▸ Stored items:
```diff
@@ -571,33 +645,29 @@
         a.loglik[my_row] = ll;
       }
     } else if constexpr (KIND == kDynamics && RUNS) {
-      const size_t tab = static_cast<size_t>(run_traj) * (a.M + 1);
       const int r0 = run_q * TILE;
-      const int r1 = r0 + TILE < run_n ? r0 + TILE : run_n;
-      int my_run = r0 + (CT == 2 ? lane : j);
-      my_run = my_run < run_n ? my_run : run_n - 1;
-      int anc = multi.rt.run_anc[tab + my_run];
-      anc = anc < 0 ? 0 : (anc < a.M ? anc : a.M - 1);
-      float xo[D], v0[D];
-#pragma unroll
-      for (int i = 0; i < D; ++i) xo[i] = a.states_in[(static_cast<size_t>(run_traj) * a.M + anc) * D + i];
-      dynamics_drift<D, PREC>(mine, bh, xo, v0);
-      int s0 = multi.rt.run_start[tab + r0], s1 = multi.rt.run_start[tab + r1];
-      s0 = s0 < 0 ? 0 : s0;
-      s1 = s1 > a.M ? a.M : s1;
+      float v0[D];
+      dynamics_drift<D, PREC>(mine, bh, xo_mine, v0);
+      const int s0 = slot_lo, s1 = slot_hi;
       const bool noisy = a.noise != nullptr || a.noise_mode == 2;
+      int slot_rank = rank_first;
+      float eps[D];
+#pragma unroll
+      for (int i = 0; i < D; ++i) eps[i] = eps_first[i];
       for (int kb = s0; kb < s1; kb += MMF_WAVE) {
         const int k = kb + lane;
         const bool live = k < s1;
         const int kk = live ? k : s1 - 1;
         const size_t slot = static_cast<size_t>(run_traj) * a.M + kk;
-        const int src = multi.rt.rank[slot] - r0;
-        float v[D], eps[D], xn[D];
-#pragma unroll
-        for (int i = 0; i < D; ++i) {
-          v[i] = __shfl(v0[i], src);
-          eps[i] = (a.noise_mode != 2 && a.noise) ? a.noise[slot * D + i] : 0.f;
+        if (kb != s0) {
+          slot_rank = multi.rt.rank[slot];
+#pragma unroll
+          for (int i = 0; i < D; ++i) eps[i] = (a.noise_mode != 2 && a.noise) ? a.noise[slot * D + i] : 0.f;
         }
+        const int src = slot_rank - r0;
+        float v[D], xn[D];
+#pragma unroll
+        for (int i = 0; i < D; ++i) v[i] = __shfl(v0[i], src);
         dynamics_diffuse<D>(v, eps, a.scale_tril, noisy, a.noise_mode == 2, a.noise_seed, a.noise_step,
                             a.noise_traj0 + static_cast<unsigned>(run_traj), static_cast<unsigned>(kk), xn);
         if (live) {
```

▸ WHAT THIS TASK INVOLVES: Copy the data once more. Leave nothing out.

▸ EXPECTED ANSWER:
```diff
@@ -571,33 +645,29 @@
         a.loglik[my_row] = ll;
       }
     } else if constexpr (KIND == kDynamics && RUNS) {
-      const size_t tab = static_cast<size_t>(run_traj) * (a.M + 1);
       const int r0 = run_q * TILE;
-      const int r1 = r0 + TILE < run_n ? r0 + TILE : run_n;
-      int my_run = r0 + (CT == 2 ? lane : j);
-      my_run = my_run < run_n ? my_run : run_n - 1;
-      int anc = multi.rt.run_anc[tab + my_run];
-      anc = anc < 0 ? 0 : (anc < a.M ? anc : a.M - 1);
-      float xo[D], v0[D];
-#pragma unroll
-      for (int i = 0; i < D; ++i) xo[i] = a.states_in[(static_cast<size_t>(run_traj) * a.M + anc) * D + i];
-      dynamics_drift<D, PREC>(mine, bh, xo, v0);
-      int s0 = multi.rt.run_start[tab + r0], s1 = multi.rt.run_start[tab + r1];
-      s0 = s0 < 0 ? 0 : s0;
-      s1 = s1 > a.M ? a.M : s1;
+      float v0[D];
+      dynamics_drift<D, PREC>(mine, bh, xo_mine, v0);
+      const int s0 = slot_lo, s1 = slot_hi;
       const bool noisy = a.noise != nullptr || a.noise_mode == 2;
+      int slot_rank = rank_first;
+      float eps[D];
+#pragma unroll
+      for (int i = 0; i < D; ++i) eps[i] = eps_first[i];
       for (int kb = s0; kb < s1; kb += MMF_WAVE) {
         const int k = kb + lane;
         const bool live = k < s1;
         const int kk = live ? k : s1 - 1;
         const size_t slot = static_cast<size_t>(run_traj) * a.M + kk;
-        const int src = multi.rt.rank[slot] - r0;
-        float v[D], eps[D], xn[D];
-#pragma unroll
-        for (int i = 0; i < D; ++i) {
-          v[i] = __shfl(v0[i], src);
-          eps[i] = (a.noise_mode != 2 && a.noise) ? a.noise[slot * D + i] : 0.f;
+        if (kb != s0) {
+          slot_rank = multi.rt.rank[slot];
+#pragma unroll
+          for (int i = 0; i < D; ++i) eps[i] = (a.noise_mode != 2 && a.noise) ? a.noise[slot * D + i] : 0.f;
         }
+        const int src = slot_rank - r0;
+        float v[D], xn[D];
+#pragma unroll
+        for (int i = 0; i < D; ++i) v[i] = __shfl(v0[i], src);
         dynamics_diffuse<D>(v, eps, a.scale_tril, noisy, a.noise_mode == 2, a.noise_seed, a.noise_step,
                             a.noise_traj0 + static_cast<unsigned>(run_traj), static_cast<unsigned>(kk), xn);
         if (live) {
```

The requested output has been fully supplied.